## Run SLQ Lanczos in stored row order and trim first/last iteration work

Permutes the probe vectors into the matrix's tiled row order once, when they are loaded. It builds a cached column array remapped through row_pos, so the SpMM kernel can skip the row_order indirection and write Y contiguously in stored order. It also drops the zero-fill of the second basis buffer by specialising the first combine step without a U0 term, and skips storing Y on the final alpha-only SpMM. This costs an extra nnz-sized column array, scattered writes in the panel conversion, and a permuted gather for device-side inputs.

```diff
diff --git a/krylov_robustness_b200/csrc/api.cu b/krylov_robustness_b200/csrc/api.cu
--- a/krylov_robustness_b200/csrc/api.cu
+++ b/krylov_robustness_b200/csrc/api.cu
@@ -341,10 +341,13 @@
         if (!ctx || !A || !Z) fail(KR_ERR_ARG, "kr_slq_trace_dev: null argument");
         if (fun < 0 || fun > 2) fail(KR_ERR_ARG, "unsupported function selector");
         KR_CUDA(cudaSetDevice(ctx->device));
+        if (Z->buf.n != A->dev.n) fail(KR_ERR_ARG, "The block vector b has wrong number of rows");
         PanelBuf W(ctx, Z->buf.n, Z->buf.cols);
-        KR_CUDA(cudaMemcpyAsync(W.p(), Z->buf.p(), (size_t)W.elems() * sizeof(double), cudaMemcpyDeviceToDevice,
-                                ctx->stream));
-        SlqResult R = slq_run(ctx, A, W, (int)m, fun, alpha || beta);
+        const bool stored = slq_prepare_stored_order(ctx, A);
+        if (stored) rows_to_stored(ctx, Z->buf, A->dev.row_order.p, W);
+        else KR_CUDA(cudaMemcpyAsync(W.p(), Z->buf.p(), (size_t)W.elems() * sizeof(double), cudaMemcpyDeviceToDevice,
+                                     ctx->stream));
+        SlqResult R = slq_run(ctx, A, W, (int)m, fun, alpha || beta, stored);
         slq_finish(R, m, tr, vals, alpha, beta);
     });
 }
@@ -378,6 +381,8 @@
             W[c].reset(new PanelBuf(ctx, n, (int)cwidth[c]));
             stage[c].reset(new DevBuf<T>(ctx, (size_t)std::max<int64_t>(n * cwidth[c], 1)));
         }
+        const bool stored = slq_prepare_stored_order(ctx, A);
+        const int* row_pos = stored ? A->dev.row_pos.p : nullptr;
         KR_CUDA(cudaStreamSynchronize(ctx->stream));
         auto issue_copy = [&](int64_t c) {
             const int64_t c0 = cstart[c], cw = cwidth[c];
@@ -386,7 +391,7 @@
                                           n * sizeof(T), cw, cudaMemcpyHostToDevice, ctx->copy_stream));
                 ctx->counters[3] += n * cw * (int64_t)sizeof(T);
             }
-            cm_to_panel(ctx, stage[c]->p, n, *W[c], ctx->copy_stream);
+            cm_to_panel(ctx, stage[c]->p, n, *W[c], ctx->copy_stream, row_pos);
             KR_CUDA(cudaEventCreateWithFlags(&ready[c], cudaEventDisableTiming));
             KR_CUDA(cudaEventRecord(ready[c], ctx->copy_stream));
         };
@@ -408,7 +413,7 @@
             std::unique_ptr<SlqJob> prev;
             for (int64_t c = 0; c < nch; ++c) {
                 KR_CUDA(cudaStreamWaitEvent(ctx->stream, ready[c], 0));
-                std::unique_ptr<SlqJob> job(new SlqJob(ctx, A, *W[c], (int)m, fun, alpha || beta));
+                std::unique_ptr<SlqJob> job(new SlqJob(ctx, A, *W[c], (int)m, fun, alpha || beta, stored));
                 job->mark();
                 if (c + 1 < nch) issue_copy(c + 1);
                 if (prev) harvest(c - 1, *prev);
diff --git a/krylov_robustness_b200/csrc/csr.cuh b/krylov_robustness_b200/csrc/csr.cuh
--- a/krylov_robustness_b200/csrc/csr.cuh
+++ b/krylov_robustness_b200/csrc/csr.cuh
@@ -58,6 +58,8 @@
     DevBuf<int> dl_tile_begin, dl_rowlocal, dl_pos, dl_col;
     DevBuf<double> dl_val;
     int dl_count = 0;
+    DevBuf<int> col_stored;
+    bool col_stored_ready = false;
     std::vector<RowTile> tiles_host;
     std::vector<int> row_pos_host;
     int ntiles = 0;
@@ -223,6 +225,8 @@
     D.tiles_host = P.tiles;
     D.row_pos_host = pos;
     D.dl_count = 0;
+    D.col_stored.free();
+    D.col_stored_ready = false;
     D.tiles.reset(ctx, std::max<size_t>(P.tiles.size(), 1));
     if (!P.tiles.empty()) D.tiles.upload(P.tiles.data(), P.tiles.size());
     KR_CUDA(cudaStreamSynchronize(ctx->stream));
diff --git a/krylov_robustness_b200/csrc/dense.cuh b/krylov_robustness_b200/csrc/dense.cuh
--- a/krylov_robustness_b200/csrc/dense.cuh
+++ b/krylov_robustness_b200/csrc/dense.cuh
@@ -21,7 +21,7 @@
 
 __global__ void __launch_bounds__(256)
 cm_to_panel_kernel(const double* __restrict__ src, int64_t ld, int64_t n, int cols,
-                   double* __restrict__ dst) {
+                   double* __restrict__ dst, const int* __restrict__ row_pos) {
     __shared__ double t[PW][65];
     const int q = blockIdx.y;
     const int64_t r0 = (int64_t)blockIdx.x * 64;
@@ -32,10 +32,11 @@
         t[c][i] = (r < n && col < cols) ? src[r + (int64_t)col * ld] : 0.0;
     }
     __syncthreads();
-    double* d = dst + (int64_t)q * n * PW + r0 * PW;
+    double* d = dst + (int64_t)q * n * PW;
     for (int e = threadIdx.x; e < PW * 64; e += 256) {
         int i = e / PW, c = e % PW;
-        if (r0 + i < n) d[e] = t[c][i];
+        const int64_t r = r0 + i;
+        if (r < n) d[(row_pos ? (int64_t)row_pos[r] : r) * PW + c] = t[c][i];
     }
 }
 
@@ -61,7 +62,7 @@
 
 __global__ void __launch_bounds__(256)
 cm_i8_to_panel_kernel(const signed char* __restrict__ src, int64_t ld, int64_t n, int cols,
-                      double* __restrict__ dst) {
+                      double* __restrict__ dst, const int* __restrict__ row_pos) {
     __shared__ signed char t[PW][64 + 4];
     const int q = blockIdx.y;
     const int64_t r0 = (int64_t)blockIdx.x * 64;
@@ -72,24 +73,43 @@
         t[c][i] = (r < n && col < cols) ? src[r + (int64_t)col * ld] : (signed char)0;
     }
     __syncthreads();
-    double* d = dst + (int64_t)q * n * PW + r0 * PW;
+    double* d = dst + (int64_t)q * n * PW;
     for (int e = threadIdx.x; e < PW * 64; e += 256) {
         int i = e / PW, c = e % PW;
         const int v = t[c][i];
-        if (r0 + i < n) d[e] = v > 0 ? 1.0 : (v < 0 ? -1.0 : 0.0);
-    }
-}
-inline void cm_to_panel(kr_ctx* ctx, const signed char* src_dev, int64_t ld, PanelBuf& dst, cudaStream_t stream = nullptr) {
+        const int64_t r = r0 + i;
+        if (r < n) d[(row_pos ? (int64_t)row_pos[r] : r) * PW + c] = v > 0 ? 1.0 : (v < 0 ? -1.0 : 0.0);
+    }
+}
+inline void cm_to_panel(kr_ctx* ctx, const signed char* src_dev, int64_t ld, PanelBuf& dst, cudaStream_t stream = nullptr,
+                        const int* row_pos = nullptr) {
     if (dst.n == 0 || dst.panels == 0) return;
     dim3 grid((unsigned)ceil_div(dst.n, 64), (unsigned)dst.panels);
-    cm_i8_to_panel_kernel<<<grid, 256, 0, stream ? stream : ctx->stream>>>(src_dev, ld, dst.n, dst.cols, dst.p());
+    cm_i8_to_panel_kernel<<<grid, 256, 0, stream ? stream : ctx->stream>>>(src_dev, ld, dst.n, dst.cols, dst.p(), row_pos);
     check_launch(ctx, "cm_i8_to_panel_kernel");
 }
-inline void cm_to_panel(kr_ctx* ctx, const double* src_dev, int64_t ld, PanelBuf& dst, cudaStream_t stream = nullptr) {
+inline void cm_to_panel(kr_ctx* ctx, const double* src_dev, int64_t ld, PanelBuf& dst, cudaStream_t stream = nullptr,
+                        const int* row_pos = nullptr) {
     if (dst.n == 0 || dst.panels == 0) return;
     dim3 grid((unsigned)ceil_div(dst.n, 64), (unsigned)dst.panels);
-    cm_to_panel_kernel<<<grid, 256, 0, stream ? stream : ctx->stream>>>(src_dev, ld, dst.n, dst.cols, dst.p());
+    cm_to_panel_kernel<<<grid, 256, 0, stream ? stream : ctx->stream>>>(src_dev, ld, dst.n, dst.cols, dst.p(), row_pos);
     check_launch(ctx, "cm_to_panel_kernel");
+}
+
+__global__ void __launch_bounds__(256)
+rows_to_stored_kernel(const double* __restrict__ src, const int* __restrict__ row_order, int64_t n, int64_t tiles,
+                      double* __restrict__ dst) {
+    for (int64_t e = (int64_t)blockIdx.x * blockDim.x + threadIdx.x; e < tiles * LPT; e += (int64_t)gridDim.x * blockDim.x) {
+        const int64_t t = e / LPT, q = t / n, s = t % n;
+        const int sub = (int)(e % LPT);
+        const double2 v = __ldcs(reinterpret_cast<const double2*>(src + (q * n + row_order[s]) * PW) + sub);
+        __stcs(reinterpret_cast<double2*>(dst + t * PW) + sub, v);
+    }
+}
+inline void rows_to_stored(kr_ctx* ctx, const PanelBuf& src, const int* row_order, PanelBuf& dst) {
+    const int64_t tiles = src.n * src.panels;
+    if (tiles == 0) return;
+    KR_LAUNCH(ctx, rows_to_stored_kernel, ctx->num_sms * 16, 256, 0, src.p(), row_order, src.n, tiles, dst.p());
 }
 inline void panel_to_cm(kr_ctx* ctx, const PanelBuf& src, double* dst_dev, int64_t ld) {
     if (src.n == 0 || src.panels == 0) return;
@@ -151,6 +171,7 @@
     }
 }
 
+template <bool HAS_U0>
 __global__ void __launch_bounds__(COL_THREADS)
 combine3_norm_kernel(const double* __restrict__ Y, const double* __restrict__ U1,
                      const double* U0, double* W, int64_t n, const double* __restrict__ coef,
@@ -169,10 +190,14 @@
         const int64_t o = po + r * PW + sub * 2;
         double2 y = __ldcs(reinterpret_cast<const double2*>(Y + o));
         double2 u1 = *reinterpret_cast<const double2*>(U1 + o);
-        double2 u0 = *reinterpret_cast<const double2*>(U0 + o);
         double2 w;
-        w.x = c0x * y.x + c1x * u1.x + c2x * u0.x;
-        w.y = c0y * y.y + c1y * u1.y + c2y * u0.y;
+        w.x = c0x * y.x + c1x * u1.x;
+        w.y = c0y * y.y + c1y * u1.y;
+        if (HAS_U0) {
+            double2 u0 = *reinterpret_cast<const double2*>(U0 + o);
+            w.x += c2x * u0.x;
+            w.y += c2y * u0.y;
+        }
         *reinterpret_cast<double2*>(W + o) = w;
         acc[0] += w.x * w.x;
         acc[1] += w.y * w.y;
@@ -265,9 +290,9 @@
     int n = m;
     for (int i = 0; i < m; ++i) {
         d[i] = alpha[(int64_t)i * total_cols + c];
-        e[i] = beta[(int64_t)i * total_cols + c];
+        e[i] = i < m - 1 ? beta[(int64_t)i * total_cols + c] : 0.0;
         z[i] = 0.0;
-        if (n == m && !(e[i] > 0.0)) n = i + 1;
+        if (n == m && i < m - 1 && !(e[i] > 0.0)) n = i + 1;
     }
     e[n - 1] = 0.0;
     z[0] = 1.0;
diff --git a/krylov_robustness_b200/csrc/slq.cuh b/krylov_robustness_b200/csrc/slq.cuh
--- a/krylov_robustness_b200/csrc/slq.cuh
+++ b/krylov_robustness_b200/csrc/slq.cuh
@@ -8,14 +8,21 @@
     std::vector<double> vals, alpha, beta;
 };
 
+inline bool slq_prepare_stored_order(kr_ctx* ctx, const kr_matrix* M) {
+    if (!M->symmetric || M->dev.dl_count > 0) return false;
+    prepare_stored_cols(ctx, const_cast<kr_matrix*>(M)->dev);
+    return true;
+}
+
 struct SlqJob {
     kr_ctx* ctx;
     int m, cols, tc;
-    bool want_ab;
+    bool want_ab, stored;
     PanelBuf B2, Y;
     DevBuf<double> partial, sums, scal, alpha, beta, vals;
 
-    SlqJob(kr_ctx* c, const kr_matrix* M, PanelBuf& Z, int m_, int fun, bool want_ab_) : ctx(c), m(m_), want_ab(want_ab_) {
+    SlqJob(kr_ctx* c, const kr_matrix* M, PanelBuf& Z, int m_, int fun, bool want_ab_, bool stored_)
+        : ctx(c), m(m_), want_ab(want_ab_), stored(stored_) {
         if (m < 1 || m > SLQ_MAX_M) fail(KR_ERR_ARG, "slq: m must be in 1..%d", SLQ_MAX_M);
         const CsrDev& A = M->dev;
         const int64_t n = A.n;
@@ -25,7 +32,6 @@
         tc = panels * PW;
         B2.reset(ctx, n, cols);
         Y.reset(ctx, n, cols);
-        B2.buf.zero();
         const int rb = col_row_blocks(n);
         const int nparts = std::max(rb, A.ntiles);
         partial.reset(ctx, (size_t)nparts * tc);
@@ -49,22 +55,34 @@
         sum_partials(ctx, partial.p, rb, tc, sums.p);
         KR_LAUNCH(ctx, slq_init_kernel, sb, 128, 0, sums.p, tc, st, nrm2);
         double* U1 = Z.p();
-        double* U0 = B2.p();
+        double* U0 = nullptr;
         for (int j = 0; j < m; ++j) {
-            EpiDot epi;
-            epi.Y = Y.p();
-            epi.X = U1;
-            epi.partial = partial.p;
-            epi.total_cols = tc;
-            launch_spmm(ctx, A, U1, panels, epi, nullptr, cols);
+            const bool last_alpha_only = j == m - 1 && !want_ab;
+            if (last_alpha_only) spmm_dot<false>(A, U1, panels);
+            else spmm_dot<true>(A, U1, panels);
             sum_partials(ctx, partial.p, A.ntiles, tc, sums.p);
             KR_LAUNCH(ctx, slq_alpha_kernel, sb, 128, 0, sums.p, tc, st, j);
-            KR_LAUNCH(ctx, combine3_norm_kernel, cgrid, COL_THREADS, 0, Y.p(), U1, U0, U0, n, st.coef, tc, partial.p);
+            if (last_alpha_only) break;
+            double* W = U0 ? U0 : B2.p();
+            if (U0) KR_LAUNCH(ctx, combine3_norm_kernel<true>, cgrid, COL_THREADS, 0, Y.p(), U1, U0, W, n, st.coef, tc, partial.p);
+            else KR_LAUNCH(ctx, combine3_norm_kernel<false>, cgrid, COL_THREADS, 0, Y.p(), U1, nullptr, W, n, st.coef, tc, partial.p);
             sum_partials(ctx, partial.p, rb, tc, sums.p);
             KR_LAUNCH(ctx, slq_beta_kernel, sb, 128, 0, sums.p, tc, st, j);
-            std::swap(U0, U1);
+            U0 = U1;
+            U1 = W;
         }
         KR_LAUNCH(ctx, slq_quadrature_kernel, (int)ceil_div(cols, 64), 64, 0, alpha.p, beta.p, nrm2, m, cols, tc, fun, vals.p);
+    }
+
+    template <bool STORE_Y>
+    void spmm_dot(const CsrDev& A, const double* U, int panels) {
+        EpiDotT<STORE_Y> epi;
+        epi.Y = Y.p();
+        epi.X = U;
+        epi.partial = partial.p;
+        epi.total_cols = tc;
+        if (stored) launch_spmm<EpiDotT<STORE_Y>, true>(ctx, A, U, panels, epi, nullptr, cols);
+        else launch_spmm(ctx, A, U, panels, epi, nullptr, cols);
     }
 
     cudaEvent_t finished = nullptr;
@@ -105,8 +123,8 @@
     }
 };
 
-inline SlqResult slq_run(kr_ctx* ctx, const kr_matrix* M, PanelBuf& Z, int m, int fun, bool want_ab) {
-    SlqJob job(ctx, M, Z, m, fun, want_ab);
+inline SlqResult slq_run(kr_ctx* ctx, const kr_matrix* M, PanelBuf& Z, int m, int fun, bool want_ab, bool stored) {
+    SlqJob job(ctx, M, Z, m, fun, want_ab, stored);
     return job.collect();
 }
 
diff --git a/krylov_robustness_b200/csrc/spmm.cuh b/krylov_robustness_b200/csrc/spmm.cuh
--- a/krylov_robustness_b200/csrc/spmm.cuh
+++ b/krylov_robustness_b200/csrc/spmm.cuh
@@ -133,7 +133,8 @@
     __device__ __forceinline__ void finish(int, int, double*) {}
 };
 
-struct EpiDot {
+template <bool STORE_Y>
+struct EpiDotT {
     static constexpr int CPL = 4;
     double* __restrict__ Y;
     const double* __restrict__ X;
@@ -154,7 +155,7 @@
         xr = ld_row(X + (int64_t)r * PW + sub * CPL);
 #pragma unroll
         for (int i = 0; i < CPL; ++i) acc[i] += xr.v[i] * y.v[i];
-        st_stream(Y + (int64_t)r * PW + sub * CPL, y);
+        if (STORE_Y) st_stream(Y + (int64_t)r * PW + sub * CPL, y);
     }
     __device__ __forceinline__ void finish(int tile, int panel, double* smem) {
         cta_reduce_by_sub<CPL, SPMM_WARPS, PW / CPL>(acc, smem);
@@ -377,7 +378,7 @@
     return acc0;
 }
 
-template <int L, bool HAS_VAL, int U, bool DELTA, class Epi>
+template <int L, bool HAS_VAL, int U, bool DELTA, bool STORED, class Epi>
 __device__ __forceinline__ void spmm_tile(const RowTile t, const int* __restrict__ srp, const int* __restrict__ srid,
                                           const int* __restrict__ scol, const double* __restrict__ sval,
                                           const double* __restrict__ Xp, double uval, Epi& epi, const CsrDevView& A,
@@ -396,7 +397,7 @@
         const bool valid = rr < t.count;
         int row = 0, p0 = 0, p1 = 0;
         if (valid) {
-            row = srid[rr];
+            row = STORED ? t.start + rr : srid[rr];
             p0 = srp[rr];
             p1 = srp[rr + 1];
         }
@@ -439,7 +440,7 @@
     }
 }
 
-template <class Epi, bool HAS_VAL, int U, bool DELTA>
+template <class Epi, bool HAS_VAL, int U, bool DELTA, bool STORED>
 __device__ __forceinline__ void spmm_item(const CsrDevView& A, const double* __restrict__ X, const Epi& epi_proto,
                                           int64_t panel_stride, int tile, int panel, double* red, unsigned char* dyn_smem) {
     constexpr int CPL = Epi::CPL;
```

┄┄┄┄┄┄┄┄┄┄┄┄┄┄┄┄┄┄┄┄

### What the exercise asks
List all lines from the entries that include the word "RowTile".

### Output below
     std::vector<RowTile> tiles_host;
 __device__ __forceinline__ void spmm_tile(const RowTile t, const int* __restrict__ srp, const int* __restrict__ srid,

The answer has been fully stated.